● About this task:
For this exercise, restate word for word only the lines from the first line of the data to the line containing "const float* __restrict__ W2, const".

● Material provided:
__global__ void __launch_bounds__(256) policy_tc_prepare_kernel(const float* __restrict__ W1, const float* __restrict__ b1,
                                                                 const float* __restrict__ W2, const float* __restrict__ b2,
                                                                 const float* __restrict__ W3, const float* __restrict__ b3,
                                                                 int n_out, uint8_t* __restrict__ img) {
    const int tid = blockIdx.x * blockDim.x + threadIdx.x;
    const int nth = gridDim.x * blockDim.x;
    auto put = [&](size_t off, float v) { *reinterpret_cast<__nv_bfloat16*>(img + off) = __float2bfloat16_rn(v); };
    for (int idx = tid; idx < TC_H * TC_H; idx += nth) {
        int k = idx / TC_H, n = idx - k * TC_H;
        int slab = k >> 6, kc = (k & 63) >> 3, ke = k & 7;
        put((size_t)IMG_W2 + (size_t)slab * 32768 + (size_t)n * 128 + (size_t)((kc ^ (n & 7)) * 16) + ke * 2, W2[idx]);
    }
// ... 338 lines not shown
                        }
                        if (kRollout) args.ro_actions[slice * stride + b] = (uint8_t)a;
                        else args.action[s] = (uint8_t)a;
                    }
                }
                if (kRollout) {
                    const int g = j & 1, ord = ord_of(j, r);
                    wait_steps_through(g, ord - 1);
                    sAct[g * TC_M + row] = (uint8_t)a;
                    __syncwarp();
                    if (lane == 0) mbar_arrive(bar_act0 + 8u * g);
                    if (dbg) args.debug_clock[8 * item + 6] = clock64();
                    if (!prefetch && item + 1 < n_items) {
                        wait_inputs_of(jn, rn);
                        encode_a1(jn, rn);
                    }
                }
                j = jn; r = rn;
                ph ^= 1u;
            }
        } else if (kRollout) {
            {
                const uint4* src = reinterpret_cast<const uint4*>(args.tables + B2048_LUT_BYTES);
                uint4* dst = reinterpret_cast<uint4*>(smem + SM_TBL);
                for (int i = tid - TC_THREADS; i < B2048_SMALL_BYTES / 16; i += TC_ENV_THREADS) dst[i] = src[i];
                bar_sync(1, TC_ENV_THREADS);
            }
            const int grp = (warp - 21) >> 2;
            const uint32_t bar_act = bar_act0 + 8u * grp, bar_step = bar_step0 + 8u * grp;
            FastTables T;
            T.left = reinterpret_cast<const uint16_t*>(args.tables);
            T.merge = args.tables + B2048_LUT_LEFT_BYTES;
            T.agg = reinterpret_cast<const AggEntry*>(smem + SM_TBL + B2048_SMALL_AGG_OFF);
            T.sel = reinterpret_cast<const SelEntry*>(smem + SM_TBL + B2048_SMALL_SEL_OFF);
            T.act = smem + SM_TBL + B2048_SMALL_ACT_OFF;

            struct EnvIn { uint64_t bd; uint32_t score, step, max_exp, fin; int32_t ep; };
            auto load_in = [&](int j, int r) {
                EnvIn e = {0ull, 0u, 0u, 2u, 0u, 0};
                const int64_t s = tile_of(j) * TC_M + row;
                if (s < n_slots) {
                    const int64_t b = args.slot_map ? args.slot_map[s] : s;
                    const int64_t i = slice_of(r) * args.ro_stride + b;
                    e.bd = args.ro_boards[i]; e.fin = args.ro_flags[i];
                    e.score = args.score[b]; e.step = args.step[b]; e.max_exp = args.max_exp[b];
                    if (args.ep_len) e.ep = args.ep_len[b];
                }
                return e;
            };
            const int own_tiles = (n_owned + 1 - grp) >> 1;
            const int n_rounds = n_owned > 0 ? n_items / n_owned : 0;
            int j = grp, r = own_tiles > 0 ? 0 : n_rounds;
            EnvIn cur = r < n_rounds ? load_in(j, r) : EnvIn{0ull, 0u, 0u, 2u, 0u, 0};
            while (r < n_rounds) {
                int jn = j + 2, rn = r;
                if (jn >= n_owned) { jn = grp; ++rn; }
                const int item = r * n_owned + j;
                const int64_t s = tile_of(j) * TC_M + row;
                const int64_t slice = slice_of(r);
                const bool valid = s < n_slots;
                const int64_t b = (valid && args.slot_map) ? args.slot_map[s] : s;
                const uint32_t t_env = args.t0 + (uint32_t)slice + 1u;
                FastIO io;
                io.lo = (uint32_t)cur.bd; io.hi = (uint32_t)(cur.bd >> 32);
                io.score = cur.score; io.step = cur.step; io.max_exp = cur.max_exp; io.mask_in = 0u;
                const uint32_t fin = cur.fin;
                const bool frozen = cur.ep != 0;
                Rand4 rr = Rand4{0u, 0u, 0u, 0u};
                if (valid && !frozen) rr = stream_keyed(args.keys, args.gid0 + (uint64_t)b, t_env, B2048_DOM_STEP);
                EnvIn nxt = cur;
                if (own_tiles > 1 && rn < n_rounds) nxt = load_in(jn, rn);
                mbar_wait(bar_act, ph);
                const bool dbg = args.debug_clock != nullptr && blockIdx.x == 0 && (tid - TC_THREADS) % TC_ENV_GROUP == 0 && item < 8;
                if (dbg) args.debug_clock[8 * item + 7] = clock64();
                if (valid) {
                    const int64_t o = (slice + 1) * args.ro_stride + b;
                    if (frozen) {
                        args.ro_boards[o] = cur.bd;
                        args.ro_rewards[slice * args.ro_stride + b] = 0.0f;
                        io.flags = fin & ~B2048_F_CHANGED;
                        args.ro_flags[o] = (uint8_t)io.flags;
                    } else {
                        io.action = sAct[grp * TC_M + row];
                        step_fast_rnd<B2048_ACT_BUFFER, true, kShaped>(io, args.cfg, rr, args.seed, args.gid0 + (uint64_t)b, t_env, T);
                        if (args.ep_len && (io.flags & (B2048_F_DONE | B2048_F_TRUNC))) {
                            args.ep_len[b] = (int32_t)(slice + 1);
                            cur.ep = (int32_t)(slice + 1);
                        }
                        args.ro_boards[o] = (uint64_t)io.lo | ((uint64_t)io.hi << 32);
                        args.score[b] = io.score; args.step[b] = io.step; args.max_exp[b] = (uint8_t)io.max_exp;
                        args.ro_rewards[slice * args.ro_stride + b] = io.reward;
                        args.ro_flags[o] = (uint8_t)io.flags;
                    }
                }
                if (own_tiles == 1) {
                    nxt.bd = (uint64_t)io.lo | ((uint64_t)io.hi << 32);
                    nxt.score = io.score; nxt.step = io.step; nxt.max_exp = io.max_exp; nxt.fin = io.flags; nxt.ep = cur.ep;
                }
                cur = nxt;
                j = jn; r = rn;
                __threadfence_block();
                __syncwarp();
                if (lane == 0) mbar_arrive(bar_step);
                ph ^= 1u;
            }
        }
    }

    tmem_teardown(warp == 16, tmem_base, 512u);
}
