__device__ __forceinline__ void kmer_succ(u64 lo, u64 hi, u32 c, int k, u64 &slo, u64 &shi) {
    slo = (lo >> 2) | (hi << 62);
    shi = hi >> 2;
    int bit = 2 * (k - 1);
    if (bit < 64) slo |= (u64)c << bit; else shi |= (u64)c << (bit - 64);
}
__device__ __forceinline__ void kmer_pred(u64 lo, u64 hi, u32 c, u64 mlo, u64 mhi, u64 &plo, u64 &phi) {
    phi = ((hi << 2) | (lo >> 62)) & mhi;
    plo = ((lo << 2) | (u64)c) & mlo;
}
__device__ __forceinline__ u32 kmer_last(u64 lo, u64 hi, int k) {
    int bit = 2 * (k - 1);
    return (u32)(bit < 64 ? lo >> bit : hi >> (bit - 64)) & 3u;
}

__device__ __forceinline__ u32 kmer_bucket_of(u64 lo, u64 hi, int span, u32 mmask) {
    u32 minh = ~0u;
    for (int j = 0; j < span; j++) {
        minh = min(minh, mini_hash((u32)lo & mmask));
        lo = (lo >> 2) | (hi << 62);
        hi >>= 2;
    }
    return mini_bucket(minh);
}

template <bool WIDE>
__device__ __forceinline__ void tuple_decode(const Part &pt, u64 w1, u64 w2, u64 &hi, u32 &fl, u32 &fp, u64 &stamp) {
    hi = pt.hb ? (w1 & ((1ull << pt.hb) - 1)) : 0ull;
    fl = (u32)(w1 >> pt.hb) & ((1u << FLB) - 1);
    fp = (u32)(w1 >> (pt.hb + FLB)) & (u32)((1ull << pt.fb) - 1);
    stamp = WIDE ? w2 : (w1 >> (pt.hb + FLB + pt.fb));
}
__device__ __forceinline__ void issue_fence(u32 &a, u32 &b, u32 &c, u32 &d) {
    asm volatile("" : "+r"(a), "+r"(b), "+r"(c), "+r"(d));
}

struct PackArgs {
    const unsigned char *text;
    u64 r0, n;
    u32 fwd_only;
    u64 *bases, *good, *valid, *hiq;
    u8 *qual, *strand;
    u64 *bad;
};
__device__ __forceinline__ u64 spread_bits(u32 a) {
    u64 x = a;
    x = (x | (x << 16)) & 0x0000FFFF0000FFFFull;
    x = (x | (x << 8)) & 0x00FF00FF00FF00FFull;
    x = (x | (x << 4)) & 0x0F0F0F0F0F0F0F0Full;
    x = (x | (x << 2)) & 0x3333333333333333ull;
    x = (x | (x << 1)) & 0x5555555555555555ull;
    return x;
}
__device__ __forceinline__ void pack_record(const PackArgs &a, const Geom &g, const unsigned char *rec, u64 r, bool rev, u32 lane) {
    if (lane == 0) {
        const unsigned sc = rec[0];
        if (sc != '0' && sc != '1') atomicMin(&a.bad[0], r);
        if (sc == '1') a.bad[2] = 1;
        a.strand[r] = (u8)(sc - '0');
    }
    u64 vword = 0, gword = 0, hword = 0;
    for (int j0 = 0; j0 < g.L; j0 += 32) {
        const int j = j0 + (int)lane;
        unsigned code = 4;
        bool okq = false, hiq = false;
        if (j < g.L) {
            const int sj = rev ? g.L - 1 - j : j;
// ... 508 lines not shown
    __device__ __forceinline__ void setup(unsigned char *smem) {
        unsigned char *p = smem + (threadIdx.x >> 5) * bytes();
        lo = reinterpret_cast<u64 *>(p);
        w1 = lo + QC;
        w2 = w1 + QC;
        idx = reinterpret_cast<u32 *>(w1 + (WIDE ? 2 : 1) * QC);
    }
    __host__ __device__ static constexpr size_t bytes() { return (size_t)QC * (WIDE ? 28 : 20); }
    template <class Make>
    __device__ __forceinline__ u32 push_lazy(u32 qn, bool defer, u64 l, u32 i, Make make) {
        const u32 lane = threadIdx.x & 31;
        const u32 ballot = __ballot_sync(0xFFFFFFFFu, defer);
        if (defer) {
            const u32 pos = qn + __popc(ballot & ((1u << lane) - 1));
            u64 a, b;
            make(a, b);
            lo[pos] = l; w1[pos] = a; idx[pos] = i;
            if (WIDE) w2[pos] = b;
        }
        return qn + __popc(ballot);
    }
    __device__ __forceinline__ u32 push(u32 qn, bool defer, u64 l, u64 a, u64 b, u32 i) {
        const u32 lane = threadIdx.x & 31;
        const u32 ballot = __ballot_sync(0xFFFFFFFFu, defer);
        if (defer) {
            const u32 pos = qn + __popc(ballot & ((1u << lane) - 1));
            lo[pos] = l; w1[pos] = a; idx[pos] = i;
            if (WIDE) w2[pos] = b;
        }
        return qn + __popc(ballot);
    }
};
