@@ -477,13 +511,7 @@
     const BlockArgs& a = ah.b;
     const int lane = w.lane, h = w.h, j = w.j, wave = w.wave;
     const int stride = gridDim.x;
-    w.stage_vectors(a, [&](int i) {
-        if (EPI == 2) { w.gLv[i] = A.l.l.gamma[i] * w.kL2; w.bLv[i] = A.l.l.beta[i] * w.kL2; }
-        if (EPI != 0) w.biasLv[i] = i < NTO * 32 ? A.l.l.bias[i] : 0.f;
-    });
-    const float inv1 = ah.kc[0], inv2 = ah.kc[1], inv3 = ah.kc[2];
-    float invL = 0.f;
-    if (EPI != 0) invL = A.l.kc[EPI == 2 ? 1 : 0];
+    w.stamp(0x02);
 
     const int wnt = wave / (STEPS / 2), wsub = wave % (STEPS / 2);
     const uint4* const w1p = ah.W1h + ((size_t)wnt * KS1) * 128 + wsub * 256;
@@ -506,7 +534,20 @@
     {
         const TilePtrs cur = tile_ptrs<SCLIN, PW>(a, blockIdx.x < ngroups ? blockIdx.x : 0, wave);
         w.prologue(cur.st0, cur.st1, cur.x0, panel_src(0));
-    }
+        w.stamp(0x05);
+    }
+    w.stage_vectors(a,
+        [&](int i, float (&m)[3]) {
+            if (EPI == 2) { m[0] = A.l.l.gamma[i]; m[1] = A.l.l.beta[i]; }
+            if (EPI != 0) { if (i < NTO * 32) m[2] = A.l.l.bias[i]; }
+        },
+        [&](int i, const float (&m)[3]) {
+            if (EPI == 2) { w.gLv[i] = m[0] * w.kL2; w.bLv[i] = m[1] * w.kL2; }
+            if (EPI != 0) w.biasLv[i] = m[2];
+        });
+    const float inv1 = ah.kc[0], inv2 = ah.kc[1], inv3 = ah.kc[2];
+    float invL = 0.f;
+    if (EPI != 0) invL = A.l.kc[EPI == 2 ? 1 : 0];
     auto xin = [&](const TilePtrs& t, int S) -> const char* { return SCLIN && S >= 8 ? t.x1 + (size_t)(S - 8) * 2048 : t.x0 + (size_t)S * 2048; };
 
     constexpr bool XT = SCLIN && EPI == 0;
@@ -719,8 +760,7 @@
     const int lane = w.lane, h = w.h, j = w.j, wave = w.wave;
     const int stride = gridDim.x;
     const int tpp = a.tiles_per_pass;
-    w.stage_vectors(a, [](int) {});
-    const float inv1 = ah.kc[0], inv2 = ah.kc[1], inv3 = ah.kc[2];
+    w.stamp(0x02);
 
     const int wnt = wave / (STEPS / 2), wsub = wave % (STEPS / 2);
     const uint4* const w1p = ah.W1h + ((size_t)wnt * 8) * 128 + wsub * 256;
@@ -741,7 +781,10 @@
     {
         const RowPtrs cur = row_ptrs(blockIdx.x < ngroups ? blockIdx.x : 0);
         w.prologue(cur.st0, cur.st0, cur.x0, panel_src(0));
-    }
+        w.stamp(0x05);
+    }
+    w.stage_vectors(a, [](int, float (&)[3]) {}, [](int, const float (&)[3]) {});
+    const float inv1 = ah.kc[0], inv2 = ah.kc[1], inv3 = ah.kc[2];
 
     for (int g = blockIdx.x; g < ngroups; g += stride) {
         const int row_raw = g * PW + wave;
diff --git a/diffsg_amd/csrc/dsg_res64.hpp b/diffsg_amd/csrc/dsg_res64.hpp
--- a/diffsg_amd/csrc/dsg_res64.hpp
+++ b/diffsg_amd/csrc/dsg_res64.hpp
@@ -4,6 +4,9 @@
 namespace dsg {
 
 constexpr int kR64Waves = 8;
+#ifndef DSG_R64_FIRST_EARLY
+#define DSG_R64_FIRST_EARLY 1
+#endif
 typedef unsigned u32x4 __attribute__((ext_vector_type(4)));
 typedef __attribute__((address_space(3))) const u32x4 lds_cu4;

● Expected output:
__global__ void __launch_bounds__(256) policy_tc_prepare_kernel(const float* __restrict__ W1, const float* __restrict__ b1,
                                                                 const float* __restrict__ W2, const float* __restrict__ b2,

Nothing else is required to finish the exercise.